I am very happy to have been offered the position of the chairman of the CBFC. I think it is a prestigious position with a lot of responsibility, and just because other people have refused it, does not make it secondary. That is a very cynical attitude. I don't look at life like that. I think anybody would give his or her left arm to be in the position that I am in. It was my way of giving back to the film industry (and also to the society), which has made me what I am today.
Was there any hesitation accepting the position since you could be offending the very people you are going to be working with?
I have never really been a diplomatic person. I have always chosen to do what I want to.
My friendships won't be affected so long as they don't override my professional responsibilities.
What are the major issues that you are going to be dealing with in this position?
Television vulgarity is one of my major concerns. It is one issue that I have vehemently spoken about since I took over as the chairperson. The recent music videos have been the focus of my attention. Have you seen some of the recent music videos? They are atrocious and are made without any sense of responsibility. Television is a family-oriented medium and should remain so. I am also against the television soap operas, where everybody seems to be sleeping around with everybody. We are now insistent that makers of music videos get a U-certificate from the censor board. And this really isn't an issue just in India. Even in the United States, after the Janet Jackson debacle, television censorship is a major ongoing debate. And I personally think it is fair. In cinema at least the person knows what he or she is getting into. He has seen the poster, the ad, he knows what to expect in the movie and then has the choice to make a conscious decision to watch the film. But television channels, at least in India, are not controlled. A ten or twelve-year-old kid can easily watch rated programs. So for me, this is a serious situation and I wanted to do something about it. That is why I have taken this unpopular position to speak out in favour of censorship, whether people like it or not.
Tell us about your work with children
There comes a time in everybody's life when you realize that there is more to life than just your work. Personally for me, the time when I suffered from Bell's Palsy, or what is commonly known as Facial Paralysis, was one such occasion. That was when I realized how blessed I was in so many ways and decided to give back to the society in my own small way. I teach speech therapy and drama to mentally challenged children. I also like spending time with them and for their cause. Working with children is one of the things that I really enjoy. I have done a television serial with kids: Say Na Something to Anupam Uncle. It felt great working on this show because all I needed to do was be honest. Children react to honesty. It isn't easy to con them. Through this show I did a show with mentally challenged children, with cancer patients and street children.
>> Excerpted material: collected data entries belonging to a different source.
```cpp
typedef enum {
    TRAMBA_SCAN_RASTER = 0,
    TRAMBA_SCAN_LINE = 1,
    TRAMBA_SCAN_HELIX = 2,
    TRAMBA_SCAN_WINDOW = 3,
    TRAMBA_SCAN_DILATION = 4
} tramba_scan_family;

typedef enum { TRAMBA_ACT_NONE = 0, TRAMBA_ACT_SILU = 1, TRAMBA_ACT_GELU = 2,
               TRAMBA_ACT_SIGMOID_GATE = 3 ,
               TRAMBA_ACT_GELU_GRAD_MUL = 4
             } tramba_act;

// ... 82 lines not shown
#define TRAMBA_SCAN_BWD_A_LOG 1
#define TRAMBA_SCAN_BWD_BC_PARTIALS 2
int tramba_ss2d_bwd_prep_cl(const float *xdbl, const int32_t *table, const float *bpart, const float *cpart, void *ranks,
                            float *gseq, int batch, int l, int k, int r, int ctiles, int dtype, void *stream);
int tramba_ss2d_bwd_assemble_cl(const float *gseq, const int32_t *inv_ptr, const int32_t *inv_idx, void *out, int batch,
                                int l, int k, int r, int dtype, void *stream);
size_t tramba_ss2d_scan_n_bwd_workspace(int batch, int l, int d, int k, int n, int dtype);
int tramba_ss2d_scan_n_bwd_plan(int batch, int l, int d, int k, int n, int *tiles_per_segment, int *nseg);
int tramba_ss2d_scan_n_bwd_cl(const void *x, const float *xdbl, const int32_t *table, const float *dt_w,
                              const float *dt_bias, const float *A, const float *Ds, const void *gym, void *gu,
                              void *graw, float *bpart, float *cpart, float *gpar, void *workspace,
                              size_t workspace_bytes, int batch, int l, int d, int k, int r, int n, int dtype,
                              int gym_dtype, void *stream);
int tramba_ss2d_bwd_prep_n_cl(const float *xdbl, const int32_t *table, const float *bpart, const float *cpart, void *ranks,
                              float *gseq, int batch, int l, int k, int r, int n, int ctiles, int dtype, void *stream);
int tramba_ss2d_bwd_assemble_n_cl(const float *gseq, const int32_t *inv_ptr, const int32_t *inv_idx, void *out, int batch,
                                  int l, int k, int r, int n, int dtype, void *stream);
int tramba_ss2d_merge_norm_cl(const void *ys, const int32_t *inv_ptr, const int32_t *inv_idx,
                              const float *ln_w, const float *ln_b, void *y, int batch, int l, int d,
                              int k, float eps, int act, int ys_dtype, int dtype, void *stream);
int tramba_ss2d_merge_grad_cl(const void *ys, const int32_t *inv_ptr, const int32_t *inv_idx, const float *ln_w,
                              const float *ln_b, void *y, const void *addend, const void *zpre, int batch, int l, int d,
                              int k, float eps, int act, int ys_dtype, int dtype, void *stream);

int tramba_layernorm_cl(const void *x, const float *w, const float *b, void *y, int64_t rows, int c,
                        float eps, int act, int dtype, void *stream);
int64_t tramba_layernorm_bwd_parts(int64_t rows, int c, int dtype);
int tramba_layernorm_bwd_cl(const void *x, const void *dy, const float *w, void *dx, float *part, int64_t rows,
                            int c, float eps, int dtype, void *stream);
int tramba_layernorm_bwd_res_cl(const void *x, const void *dy, const float *w, void *dx, float *part, const void *gres,
                                const float *mask, int64_t rows_per_sample, void *dxm, int64_t rows, int c, float eps,
                                int dtype, void *stream);
int tramba_layernorm_bwd_any_cl(const void *x, const void *dy, const float *w, void *dx, float *part, const void *gres,
                                const float *mask, int64_t rows_per_sample, void *dxm, int64_t rows, int c, float eps, int P,
                                int H, int W, int dtype, void *stream);
int tramba_shuffle_norm_bwd_cl(const void *x, const void *dy, const float *w, void *dx, float *part, int batch, int h,
                               int wd, int c, int p, float eps, int dtype, void *stream);
int tramba_add_layernorm_cl(const void *x, const void *y, const float *mask, int64_t rows_per_sample, const float *w,
                            const float *b, void *xsum, void *n, void *n_act, int64_t rows, int c, float eps, int act,
                            int dtype, void *stream);
int tramba_shuffle_norm_cl(const void *x, const float *w, const float *b, void *y, int batch, int h,
                           int wd, int c, int p, float eps, int dtype, void *stream);
int tramba_shuffle_norm_head_cl(const void *x, const float *w, const float *b, const float *head_w, float head_b,
                                float *y, int batch, int h, int wd, int c, int p, float eps, int dtype,
                                void *stream);
int64_t tramba_shuffle_norm_head_bwd_parts(int batch, int h, int wd, int c, int p, int dtype);
int tramba_shuffle_norm_head_bwd_cl(const void *x, const float *g, const float *ln_w, const float *head_w, void *dx,
                                    float *part, int batch, int h, int wd, int c, int p, float eps, int dtype, void *stream);
int tramba_rowdot_cl(const void *x, const float *w, float bias, float *y, int64_t rows, int c, int dtype,
                     void *stream);
int64_t tramba_rowdot_bwd_parts(int64_t rows, int c, int dtype);
int tramba_rowdot_bwd_cl(const void *x, const float *gy, const float *w, void *gx, float *part, int64_t rows, int c,
                         int dtype, void *stream);
int tramba_dw_pack(const float *w, const float *bias, const float *w3, const float *b3, const float *w5,
                   const float *b5, float *wt, float *bt, int c, int ks, void *stream);
int tramba_dw_pack_multi(const float *const *w, const float *const *bias, const float *const *w3, const float *const *b3,
                         const float *const *w5, const float *const *b5, float *const *wt, float *const *bt, const int *c,
                         const int *ks, int count, void *stream);
int tramba_im2col3x3_cl(const void *x, void *cols, int batch, int h, int wd, int c, int stride, int pad, int ckp,
                        int dtype, void *stream);
int tramba_col2im3x3_cl(const void *gcols, void *gx, int batch, int h, int wd, int c, int stride, int pad, int ckp,
                        int dtype, void *stream);
int tramba_upsample_bilinear_bwd(const float *gout, float *gin, int planes, int h, int w, int hout, int wout,
                                 void *stream);
int tramba_dwconv_cl(const void *x, const float *wt, const float *bt, void *y, int batch, int h,
                     int wd, int c, int ks, int act, int dtype, void *stream);
int tramba_dwconv_dual_cl(const void *x, const float *wt, const float *bt, void *y_pre, void *y, int batch, int h, int wd,
                          int c, int ks, int act, int flip_taps, int dtype, void *stream);
int tramba_dw_unpack_grad(const float *gwt, float *g7, float *g5, float *g3, float *gb, int nb, int c, int ks,
                          void *stream);
int tramba_dw_unpack_grad_multi(const float *const *gwt, float *const *g7, float *const *g5, float *const *g3,
                                float *const *gb, const int *nb, const int *c, const int *ks, int count, void *stream);
int64_t tramba_dwconv_wgrad_parts(int batch, int h, int wd, int c, int ks);
int tramba_dwconv_wgrad_cl(const void *x, const void *gy, float *part, int batch, int h, int wd, int c, int ks,
                           int dtype, void *stream);
int tramba_dct_split_cl(const void *x, const float *wx, const float *wy, float *tmp, void *high,
                        void *low, int batch, int n, int c, int dtype, void *stream);
int tramba_linear_cl(const void *x, const void *w, const float *bias, const void *residual, void *y,
                     int64_t m, int n, int k, int act, int dtype, int out_dtype, void *stream);
int tramba_linear_ln_cl(const void *x, const void *w_folded, const float *colsum, const float *bias, const void *residual,
                        void *y, int64_t m, int n, int k, float eps, int act, int dtype, int out_dtype, void *stream);
int tramba_linear2_cl(const void *x1, const void *x2, int k1, const void *w, const float *bias, const void *residual,
                      void *y, int64_t m, int n, int k, int act, int dtype, int out_dtype, void *stream);

int tramba_linear_dual_cl(const void *x, const void *w, const float *bias, void *y_pre, void *y_act, int64_t m, int n,
                          int k, int act, int dtype, void *stream);
size_t tramba_wgrad_workspace(int64_t m, int n, int k, int groups, int nbatch);
int tramba_wgrad_cl(const void *gy, const void *x, float *out, void *workspace, size_t workspace_bytes, int64_t m, int n,
                    int k, int groups, int nbatch, int64_t gy_bs, int64_t gy_gs, int gy_ld, int64_t x_bs, int64_t x_gs,
                    int x_ld, int want_bias, int dtype, void *stream);
int tramba_wgrad_parts_cl(const void *gy, const void *x, float *out, void *workspace, size_t workspace_bytes, int64_t m,
                          int n, int k, int groups, int nbatch, int64_t gy_bs, int64_t gy_gs, int gy_ld, int64_t x_bs,
                          int64_t x_gs, int x_ld, int want_bias, int dtype, void *stream, int *nslab);
int tramba_rows_gemm_cl(const void *x, const void *w, float *y, int nz, int64_t m, int n, int k, int groups, int ldy,
                        int dtype, void *stream);
int tramba_shadow_cast_multi(const void *table, int ntensors, int64_t total_tiles, int dtype, void *stream);
int tramba_slab_sum(const float *part, float *out, int64_t n, int nslab, void *stream);
int tramba_multi_sum_strided(const float *const *parts, float *const *outs, const int64_t *n, const int64_t *stride,
                             const int *nslab, int count, void *stream);
int tramba_multi_sum(const float *const *parts, float *const *outs, const int64_t *n, const int *nslab, int count,
                     void *stream);

int tramba_expand_norm_head_cl(const void *x, const void *w, const float *ln_w, const float *ln_b,
                               const float *head_w, float head_b, float *y, int batch, int h, int wd, int cin, int p,
                               float eps, int dtype, void *stream);

int tramba_conv3x3s2_cl(const void *x, const void *w, const float *bias, void *y, int batch, int hin,
                        int win, int cin, int cout, int dtype, void *stream);
int tramba_stem_conv_ln_gelu(const void *img, const float *w, const float *bias, const float *ln_w,
                             const float *ln_b, void *y, int batch, int h, int wd, float eps,
                             int img_dtype, int dtype, void *stream);

#define TRAMBA_EVAL_NINT 520
#define TRAMBA_EVAL_NDBL 48
int tramba_saliency_stats(const float *pred, const unsigned char *gt, long long *ints, double *dbl, int batch, int h,
                          int w, void *stream);
#define TRAMBA_WFM_MAX_DIM 4096
int tramba_feature_transform(const unsigned char *gt, int *idx, int *dist2, int batch, int h, int w, void *stream);
size_t tramba_weighted_f_workspace(int batch, int h, int w);
int tramba_weighted_f_sums(const float *pred, const unsigned char *gt, const int *idx, const int *dist2, const double *gauss,
                           double *sums, void *workspace, size_t workspace_bytes, int batch, int h, int w, void *stream);

#define TRAMBA_FRAME_MAX_DIM 16384
#define TRAMBA_FRAME_MAX_OUT 2048
size_t tramba_resize_table_words(int in_h, int in_w, int out_h, int out_w);
int tramba_resize_table(int in_h, int in_w, int out_h, int out_w, const double *mean, const double *std, int *table,
                        size_t words);
int tramba_frames_to_input(const unsigned char *frames, const int *table, float *out, int batch, int h, int w, int out_h,
                           int out_w, int bgr, void *stream);
int tramba_logits_to_u8(const void *logits, unsigned char *out, int batch, int in_h, int in_w, int h, int w, int dtype,
                        void *stream);
#define TRAMBA_FRAMES_DESC_WORDS 16
#define TRAMBA_RAGGED_IN 1
#define TRAMBA_RAGGED_OUT 2
int tramba_frames_ragged_check(const int64_t *desc_host, int batch, int size, size_t packed_bytes, size_t out_capacity,
                               int parts);
int tramba_frames_to_input_ragged(const unsigned char *packed, const int64_t *desc_host, size_t packed_bytes, float *out,
                                  int batch, int size, int bgr, void *stream);
int tramba_logits_to_u8_ragged(const void *logits, const unsigned char *packed, const int64_t *desc_host, unsigned char *out,
                               size_t out_capacity, int batch, int size, int dtype, void *stream);

#define TRAMBA_AUG_DESC_WORDS 32
#define TRAMBA_AUG_CONTRAST 0
#define TRAMBA_AUG_BRIGHTNESS 1
#define TRAMBA_AUG_SHARPNESS 2
size_t tramba_augment_source_table_words(int h, int w, int size);
int tramba_augment_source_table(int h, int w, int size, int *table, size_t words);
size_t tramba_augment_size_table_words(int size);
int tramba_augment_size_table(int size, const double *mean, const double *std, int *table, size_t words);
int tramba_augment_scale_taps(int size, int r);
int tramba_augment_rotation(int size, int degrees, int *coef);
size_t tramba_augment_workspace(int batch, int size);
int tramba_augment_batch(const unsigned char *packed, const int64_t *desc_host, size_t packed_bytes, const int *size_table,
                         float *image, float *label, void *workspace, size_t workspace_bytes, int batch, int size,
                         void *stream);

int tramba_sod_loss_sums(const float *logits, const float *label, float *part, int planes, int h, int w, int hout, int wout,
                         int nblk, void *stream);
int tramba_sod_loss_finish(const float *const *parts, const int *nblk, const float *weights, float *const *coefs, int nout,
                           int planes, int64_t npix, float *loss, void *stream);
size_t tramba_sod_loss_grad_workspace(int planes, int h, int w, int hout, int wout);
int tramba_sod_loss_grad(const float *logits, const float *label, const float *coef, const float *gscale, float *glogits,
                         void *workspace, size_t workspace_bytes, int planes, int h, int w, int hout, int wout, void *stream);
int tramba_loss_weight_map(const float *label, float *weit, int planes, int h, int w, int k, void *stream);
int tramba_sod_wloss_sums(const float *logits, const float *label, const float *wmap, float *part, int planes, int h, int w,
                          int hout, int wout, int nblk, float eps, int weight_is_raw, void *stream);
// ... 80 lines not shown
```

### tramba_amd/csrc/linear.hip

```cpp
#include <stdlib.h>
#include <string.h>

#include <type_traits>

#include "common.h"

namespace tramba {

typedef __attribute__((ext_vector_type(8))) short frag8_t;
typedef __attribute__((ext_vector_type(8))) _Float16 frag8h_t;
typedef __attribute__((ext_vector_type(16))) float acc16_t;
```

I feel that the children in big, cosmopolitan cities are at a disadvantage. When I was a kid, there was always somebody to answer my questions. But in today's fast-paced lives in nuclear families, nobody really has the time to answer children's' questions. That is why they form their own answers, which may not be right. When these children grow up, they have emotional and psychological problems. So spending time with children is extremely important.